[Dataset entries]
- Opening Delimiter -

template <int NS, int SP>
__global__ __launch_bounds__(PS_NT) void pwsp_kernel(const PwSpParams p) {
    constexpr int FN = NS / 16;
    constexpr int BK = 64, NSLOT = 3;
    constexpr int W_INSTR = NS / 8;
    constexpr int SLOT = W_INSTR * 1024;
    constexpr unsigned OOB = 0x80000000u;
    constexpr int KS = SP == 1 ? 3 : SP == 2 ? 7 : 1, PAD = KS / 2;
    constexpr int PIX = SP == 3 ? NS * 2 : NS * 2 + 8;
    constexpr int DW_NP = NS / 2, DW_G = PS_NT / DW_NP;
    constexpr int DW_PH = NS == 64 ? 5 : 3, DW_PW = 3;
    static_assert(SP != 3 || NS == 32, "the pool form keeps 64-byte pixel rows");

    extern __shared__ __attribute__((aligned(1024))) unsigned char smem[];
    unsigned char* const dump = smem + NSLOT * SLOT;
    unsigned char* const img = smem + NSLOT * SLOT + 1024;

    const int tid = threadIdx.x, lane = tid & 63;
    const int wave = __builtin_amdgcn_readfirstlane(tid >> 6);
    const int fr = lane & 15, fc = lane >> 4;
    const int HW = p.H * p.W;
    const int nsl = p.C1 / NS;

    int b, sl;
    {
        const int bid = blockIdx.x, nwg = gridDim.x;
        if ((p.B & 7) == 0) { const int xcd = bid & 7, j = bid >> 3; b = (j / nsl) * 8 + xcd; sl = j % nsl; }
        else { b = bid / nsl; sl = bid % nsl; }
        (void)nwg;
    }
    PS_STAMP(0);
    const int n0 = sl * NS;
    const bool spatial = SP != 0 && n0 >= p.sp_c0 && n0 + NS <= p.sp_c0 + p.Csp;
    const int nk = (p.Kpad1 + BK - 1) / BK;
    const __amdgpu_buffer_rsrc_t wrs = __builtin_amdgcn_make_buffer_rsrc((void*)p.w1, 0, (int)p.w1_bytes, 0x00020000);

    const int dgx = (p.W + DW_PW - 1) / DW_PW, dgy = (p.H + DW_PH - 1) / DW_PH;
    const int IW = (SP == 1 || SP == 2) ? dgx * DW_PW + 2 * PAD : p.W, IH = (SP == 1 || SP == 2) ? dgy * DW_PH + 2 * PAD : p.H;
    constexpr int PXS = 256 * 128;
    unsigned char* const wring = smem;
    unsigned char* const pxa = img;
    unsigned char* const pxb = img + 2 * PXS;
    const int nmf = (HW + 15) >> 4;
    const __amdgpu_buffer_rsrc_t xrs = __builtin_amdgcn_make_buffer_rsrc((void*)p.x, 0, (int)p.x_bytes, 0x00020000);
    unsigned pa_off[2], pb_off[2];
    int p_kc[2], w_kc;
#pragma unroll
    for (int j = 0; j < 2; ++j) {
        const int row = (wave * 2 + j) * 8 + (lane >> 3);
        const int c = (lane & 7) ^ ((row >> 1) & 7);
        p_kc[j] = c * 8;
        pa_off[j] = (row < HW && row < 256) ? (unsigned)((b * HW + row) * p.x_stride + p.x_coff + c * 8) * 2u : OOB;
        pb_off[j] = (row + 256 < HW) ? (unsigned)((b * HW + row + 256) * p.x_stride + p.x_coff + c * 8) * 2u : OOB;
    }
    unsigned wconst;
    {
        const int s_ = wave * 64 + lane;
        const int row = s_ >> 3, pc = s_ & 7;
        const int c = pc ^ ((row >> 1) & 7);
        w_kc = c * 8;
        wconst = (wave < W_INSTR) ? (unsigned)(((n0 + row) * p.Kpad1 + c * 8) * 2) : OOB;
    }
    auto kbyte = [&](int kt) { return (unsigned)(kt * BK) * 2u; };
    auto issue_A = [&](int kt) {
        const bool live = kt < nk;
        const unsigned kb = kbyte(kt);
        __builtin_amdgcn_raw_ptr_buffer_load_lds(wrs, (lds_void*)((wave < W_INSTR) ? wring + (kt % NSLOT) * SLOT + wave * 1024 : dump), 16,
                                                 (live && wconst != OOB && kt * BK + w_kc < p.K) ? wconst + kb : OOB, 0, 0, 0);
#pragma unroll
        for (int j = 0; j < 2; ++j)
            __builtin_amdgcn_raw_ptr_buffer_load_lds(xrs, (lds_void*)(pxa + (kt & 1) * PXS + (wave * 2 + j) * 1024), 16,
                                                     (live && pa_off[j] != OOB && kt * BK + p_kc[j] < p.K && !(p.dbg & 2)) ? pa_off[j] + kb : OOB, 0, 0, 0);
    };
    auto issue_B = [&](int kt) {
        const bool live = kt < nk;
        const unsigned kb = kbyte(kt);
#pragma unroll
        for (int j = 0; j < 2; ++j)
            __builtin_amdgcn_raw_ptr_buffer_load_lds(xrs, (lds_void*)(pxb + (kt & 1) * PXS + (wave * 2 + j) * 1024), 16,
                                                     (live && pb_off[j] != OOB && kt * BK + p_kc[j] < p.K && !(p.dbg & 2)) ? pb_off[j] + kb : OOB, 0, 0, 0);
    };

    f32x4 acc[FN][PS_MF];
#pragma unroll
    for (int a = 0; a < FN; ++a) {
        const float4 b4 = *(const float4*)(p.bias1 + n0 + a * 16 + fc * 4);
#pragma unroll
        for (int f = 0; f < PS_MF; ++f) acc[a][f] = f32x4{b4.x, b4.y, b4.z, b4.w};
    }
    const bool hasA = wave < nmf, hasB = wave + 16 < nmf;
    issue_A(0); issue_B(0); issue_A(1);
    PS_STAMP(1);
    const unsigned fro = (unsigned)(fr * 128), frs = (unsigned)((fr >> 1) & 7);
    for (int g = 0; g < nk; ++g) {
        if (g < 16) PS_STAMP(8 + g);
        __builtin_amdgcn_s_waitcnt(5 | (7 << 4) | (0xF << 8));
        __builtin_amdgcn_s_barrier();
        issue_B(g + 1);
        const unsigned char* ws = wring + (g % NSLOT) * SLOT;
        bf16x8 wf[2][FN];
#pragma unroll
        for (int s_ = 0; s_ < 2; ++s_)
#pragma unroll
            for (int a = 0; a < FN; ++a) wf[s_][a] = *(const bf16x8*)(ws + a * 2048 + fro + (((unsigned)(s_ * 4 + fc) ^ frs) << 4));
        if (hasA && !(p.dbg & 1)) {
            const unsigned char* ps = pxa + (g & 1) * PXS + wave * 2048;
#pragma unroll
            for (int s_ = 0; s_ < 2; ++s_) {
                const bf16x8 xf = *(const bf16x8*)(ps + fro + (((unsigned)(s_ * 4 + fc) ^ frs) << 4));
#pragma unroll
                for (int a = 0; a < FN; ++a) acc[a][0] = __builtin_amdgcn_mfma_f32_16x16x32_bf16(wf[s_][a], xf, acc[a][0], 0, 0, 0);
            }
        }
        __builtin_amdgcn_s_waitcnt(5 | (7 << 4) | (0xF << 8));
        __builtin_amdgcn_s_barrier();
        issue_A(g + 2);
        if (hasB && !(p.dbg & 1)) {
            const unsigned char* ps = pxb + (g & 1) * PXS + wave * 2048;
#pragma unroll
            for (int s_ = 0; s_ < 2; ++s_) {
                const bf16x8 xf = *(const bf16x8*)(ps + fro + (((unsigned)(s_ * 4 + fc) ^ frs) << 4));
#pragma unroll
                for (int a = 0; a < FN; ++a) acc[a][1] = __builtin_amdgcn_mfma_f32_16x16x32_bf16(wf[s_][a], xf, acc[a][1], 0, 0, 0);
            }
        }
    }
    __builtin_amdgcn_s_waitcnt(0 | (7 << 4) | (0xF << 8));
    __syncthreads();
    if (SP == 1 || SP == 2) {
        if (spatial) {
            const int n16 = (IH * IW * PIX + 15) >> 4;
            for (int i = tid; i < n16; i += PS_NT) *(uint4*)(img + (size_t)i * 16) = make_uint4(0, 0, 0, 0);
            __syncthreads();
        }
    }

    PS_STAMP(2);
#pragma unroll
    for (int f = 0; f < PS_MF; ++f) {
        const int m = (wave + PS_NW * f) * 16 + fr;
        const bool ok = m < HW;
        const int py = ok ? m / p.W : 0, px = ok ? m - py * p.W : 0;
#pragma unroll
        for (int a = 0; a < FN; ++a) {
            float v[4] = {acc[a][f][0], acc[a][f][1], acc[a][f][2], acc[a][f][3]};
            if (p.act1 == ACT_SILU) silu4_packed(v);
            const int co = a * 16 + fc * 4;
            if (SP == 0 && p.res1 && ok) {
                const uint2 rr = *(const uint2*)((const __bf16*)p.res1 + (size_t)(b * HW + m) * p.res1_stride + p.res1_coff + n0 + co);
                v[0] += __uint_as_float(rr.x << 16); v[1] += __uint_as_float(rr.x & 0xffff0000u);
                v[2] += __uint_as_float(rr.y << 16); v[3] += __uint_as_float(rr.y & 0xffff0000u);
            }
            __attribute__((aligned(8))) __bf16 o[4] = {(__bf16)v[0], (__bf16)v[1], (__bf16)v[2], (__bf16)v[3]};
            if (ok && p.y1) *(uint2*)((__bf16*)p.y1 + (size_t)(b * HW + m) * p.y1_stride + p.y1_coff + n0 + co) = *(const uint2*)o;
            if (SP != 0 && ok && spatial) *(uint2*)(img + (size_t)((py + PAD) * IW + px + PAD) * PIX + co * 2) = *(const uint2*)o;
        }
    }
    PS_STAMP(3);
    if (SP == 0) return;
    if (!spatial || (p.dbg & 4)) return;
    __syncthreads();
    PS_STAMP(4);

    const int cs0 = n0 - p.sp_c0;
    if constexpr (SP == 1 || SP == 2) {
        typedef __attribute__((address_space(3))) const unsigned* lds_u32p;
        typedef __attribute__((address_space(3))) const f32x2* lds_f2p;
        typedef __attribute__((address_space(3))) f32x2* lds_f2w;
        const int cp = tid % DW_NP, grp = tid / DW_NP;
        const int c = cs0 + cp * 2;
        const unsigned img_l = (unsigned)(size_t)(__attribute__((address_space(3))) unsigned char*)img;
        const unsigned wl_l = img_l + (unsigned)(((IH * IW * PIX) + 15) & ~15);
        f32x2 wk[KS == 3 ? 9 : 1];
        if constexpr (KS == 3) {
#pragma unroll
            for (int t = 0; t < 9; ++t) {
                const unsigned d = *(const unsigned*)((const __bf16*)p.wd + (size_t)t * p.Csp + c);
                wk[t] = f32x2{__uint_as_float(d << 16), __uint_as_float(d & 0xffff0000u)};
            }
        } else {
            for (int t = tid; t < KS * KS * DW_NP; t += PS_NT) {
                const unsigned d = *(const unsigned*)((const __bf16*)p.wd + (size_t)(t / DW_NP) * p.Csp + cs0 + (t % DW_NP) * 2);
                *(lds_f2w)(size_t)(wl_l + (unsigned)t * 8u) = f32x2{__uint_as_float(d << 16), __uint_as_float(d & 0xffff0000u)};
            }
            __syncthreads();
        }
        const f32x2 bias = f32x2{p.biasd[c], p.biasd[c + 1]};
        const int npatch = dgx * dgy;
        for (int q = grp; q < npatch; q += DW_G) {
            const int qy = q / dgx, qx = q - qy * dgx;
            const int oy0 = qy * DW_PH, ox0 = qx * DW_PW;
            f32x2 o[DW_PH][DW_PW];
#pragma unroll
            for (int i = 0; i < DW_PH; ++i)
#pragma unroll
                for (int j = 0; j < DW_PW; ++j) o[i][j] = bias;
            unsigned rowa = img_l + (unsigned)((oy0 * IW + ox0) * PIX + cp * 4);
#pragma unroll
            for (int r = 0; r < DW_PH + KS - 1; ++r) {
                unsigned wa = wl_l + (unsigned)cp * 8u;
                asm volatile("" : "+v"(wa));
                f32x2 xin[DW_PW + KS - 1];
#pragma unroll
                for (int cc = 0; cc < DW_PW + KS - 1; ++cc) {
                    const unsigned d = *(lds_u32p)(size_t)(rowa + (unsigned)(cc * PIX));
                    xin[cc] = f32x2{__uint_as_float(d << 16), __uint_as_float(d & 0xffff0000u)};
                }
#pragma unroll
                for (int i = 0; i < DW_PH; ++i) {
                    const int ky = r - i;
                    if (ky < 0 || ky >= KS) continue;
#pragma unroll
                    for (int kx = 0; kx < KS; ++kx) {
                        f32x2 w;
                        if constexpr (KS == 3) w = wk[ky * 3 + kx];
                        else w = *(lds_f2p)(size_t)(wa + (unsigned)((ky * KS + kx) * DW_NP * 8));
#pragma unroll
                        for (int j = 0; j < DW_PW; ++j) o[i][j] = __builtin_elementwise_fma(xin[j + kx], w, o[i][j]);
                    }
                }
                rowa += (unsigned)(IW * PIX);
#pragma unroll
                for (int i = 0; i < DW_PH; ++i) {
                    asm volatile("" : "+v"(o[i][0]), "+v"(o[i][1]), "+v"(o[i][2]));
                }
            }
            const unsigned pix0 = (unsigned)(b * HW + oy0 * p.W + ox0);
#pragma unroll
            for (int i = 0; i < DW_PH; ++i)
#pragma unroll
                for (int j = 0; j < DW_PW; ++j) {
                    if (oy0 + i >= p.H || ox0 + j >= p.W) continue;
                    float v0 = o[i][j][0], v1 = o[i][j][1];
                    if (p.actd == ACT_SILU) { v0 = ps_silu(v0); v1 = ps_silu(v1); }
                    const unsigned pix = pix0 + (unsigned)(i * p.W + j);
                    if (p.res) {
                        const unsigned rr = *(const unsigned*)((const __bf16*)p.res + (size_t)(pix * (unsigned)p.res_stride + (unsigned)(p.res_coff + c)));
                        v0 += __uint_as_float(rr << 16); v1 += __uint_as_float(rr & 0xffff0000u);
                    }
                    __attribute__((aligned(4))) __bf16 ob[2] = {(__bf16)v0, (__bf16)v1};
                    *(unsigned*)((__bf16*)p.y2 + (size_t)(pix * (unsigned)p.y2_stride + (unsigned)(p.y2_coff + c))) = *(const unsigned*)ob;
                }
        }
    } else if constexpr (SP == 3) {
        unsigned char* const bufA = img;
        unsigned char* const bufB = img + (size_t)HW * 64;
        unsigned char* const tmp = img + (size_t)HW * 128;
        const int items = HW * 4, W = p.W, H = p.H;
        for (int i = tid; i < items; i += PS_NT) *(uint4*)(bufA + i * 16) = ps_key4(*(const uint4*)(bufA + i * 16));
        __syncthreads();
        for (int stage = 0; stage < 3; ++stage) {
            const unsigned char* src = (stage & 1) ? bufB : bufA;
            unsigned char* dst = (stage & 1) ? bufA : bufB;
            for (int i = tid; i < items; i += PS_NT) {
                const int pxl = i >> 2, y = pxl / W, x = pxl - y * W;
                const int x0 = max(x - 2, 0), x1 = max(x - 1, 0), x3 = min(x + 1, W - 1), x4 = min(x + 2, W - 1);
                const unsigned char* row = src + (size_t)(y * W) * 64 + (i & 3) * 16;
                uint4 m = *(const uint4*)(row + x * 64);
                m = ps_max4(m, *(const uint4*)(row + x0 * 64));
                m = ps_max4(m, *(const uint4*)(row + x1 * 64));
                m = ps_max4(m, *(const uint4*)(row + x3 * 64));
                m = ps_max4(m, *(const uint4*)(row + x4 * 64));
                *(uint4*)(tmp + i * 16) = m;
            }
            __syncthreads();
            __bf16* yb = (__bf16*)p.y2 + (size_t)b * HW * p.y2_stride + p.y2_coff + stage * p.Csp + cs0;
            for (int i = tid; i < items; i += PS_NT) {
                const int pxl = i >> 2, y = pxl / W, x = pxl - y * W;
                const int y0 = max(y - 2, 0), y1 = max(y - 1, 0), y3 = min(y + 1, H - 1), y4 = min(y + 2, H - 1);
                const unsigned char* col = tmp + (size_t)x * 64 + (i & 3) * 16;
                uint4 m = *(const uint4*)(col + (size_t)(y * W) * 64);
                m = ps_max4(m, *(const uint4*)(col + (size_t)(y0 * W) * 64));
                m = ps_max4(m, *(const uint4*)(col + (size_t)(y1 * W) * 64));
                m = ps_max4(m, *(const uint4*)(col + (size_t)(y3 * W) * 64));
                m = ps_max4(m, *(const uint4*)(col + (size_t)(y4 * W) * 64));
                *(uint4*)(dst + i * 16) = m;
                *(uint4*)(yb + (size_t)pxl * p.y2_stride + (i & 3) * 8) = ps_key4(m);
            }
            __syncthreads();
        }
    }
    PS_STAMP(5);
}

- Closing Delimiter -

What is required
Reproduce exactly, please, only the lines from the start of the data above to the line that contains "unsigned char* const wring = smem;", with both ends kept.

Response to this task
template <int NS, int SP>
__global__ __launch_bounds__(PS_NT) void pwsp_kernel(const PwSpParams p) {
    constexpr int FN = NS / 16;
    constexpr int BK = 64, NSLOT = 3;
    constexpr int W_INSTR = NS / 8;
    constexpr int SLOT = W_INSTR * 1024;
    constexpr unsigned OOB = 0x80000000u;
    constexpr int KS = SP == 1 ? 3 : SP == 2 ? 7 : 1, PAD = KS / 2;
    constexpr int PIX = SP == 3 ? NS * 2 : NS * 2 + 8;
    constexpr int DW_NP = NS / 2, DW_G = PS_NT / DW_NP;
    constexpr int DW_PH = NS == 64 ? 5 : 3, DW_PW = 3;
    static_assert(SP != 3 || NS == 32, "the pool form keeps 64-byte pixel rows");

    extern __shared__ __attribute__((aligned(1024))) unsigned char smem[];
    unsigned char* const dump = smem + NSLOT * SLOT;
    unsigned char* const img = smem + NSLOT * SLOT + 1024;

    const int tid = threadIdx.x, lane = tid & 63;
    const int wave = __builtin_amdgcn_readfirstlane(tid >> 6);
    const int fr = lane & 15, fc = lane >> 4;
    const int HW = p.H * p.W;
    const int nsl = p.C1 / NS;

    int b, sl;
    {
        const int bid = blockIdx.x, nwg = gridDim.x;
        if ((p.B & 7) == 0) { const int xcd = bid & 7, j = bid >> 3; b = (j / nsl) * 8 + xcd; sl = j % nsl; }
        else { b = bid / nsl; sl = bid % nsl; }
        (void)nwg;
    }
    PS_STAMP(0);
    const int n0 = sl * NS;
    const bool spatial = SP != 0 && n0 >= p.sp_c0 && n0 + NS <= p.sp_c0 + p.Csp;
    const int nk = (p.Kpad1 + BK - 1) / BK;
    const __amdgpu_buffer_rsrc_t wrs = __builtin_amdgcn_make_buffer_rsrc((void*)p.w1, 0, (int)p.w1_bytes, 0x00020000);

    const int dgx = (p.W + DW_PW - 1) / DW_PW, dgy = (p.H + DW_PH - 1) / DW_PH;
    const int IW = (SP == 1 || SP == 2) ? dgx * DW_PW + 2 * PAD : p.W, IH = (SP == 1 || SP == 2) ? dgy * DW_PH + 2 * PAD : p.H;
    constexpr int PXS = 256 * 128;
    unsigned char* const wring = smem;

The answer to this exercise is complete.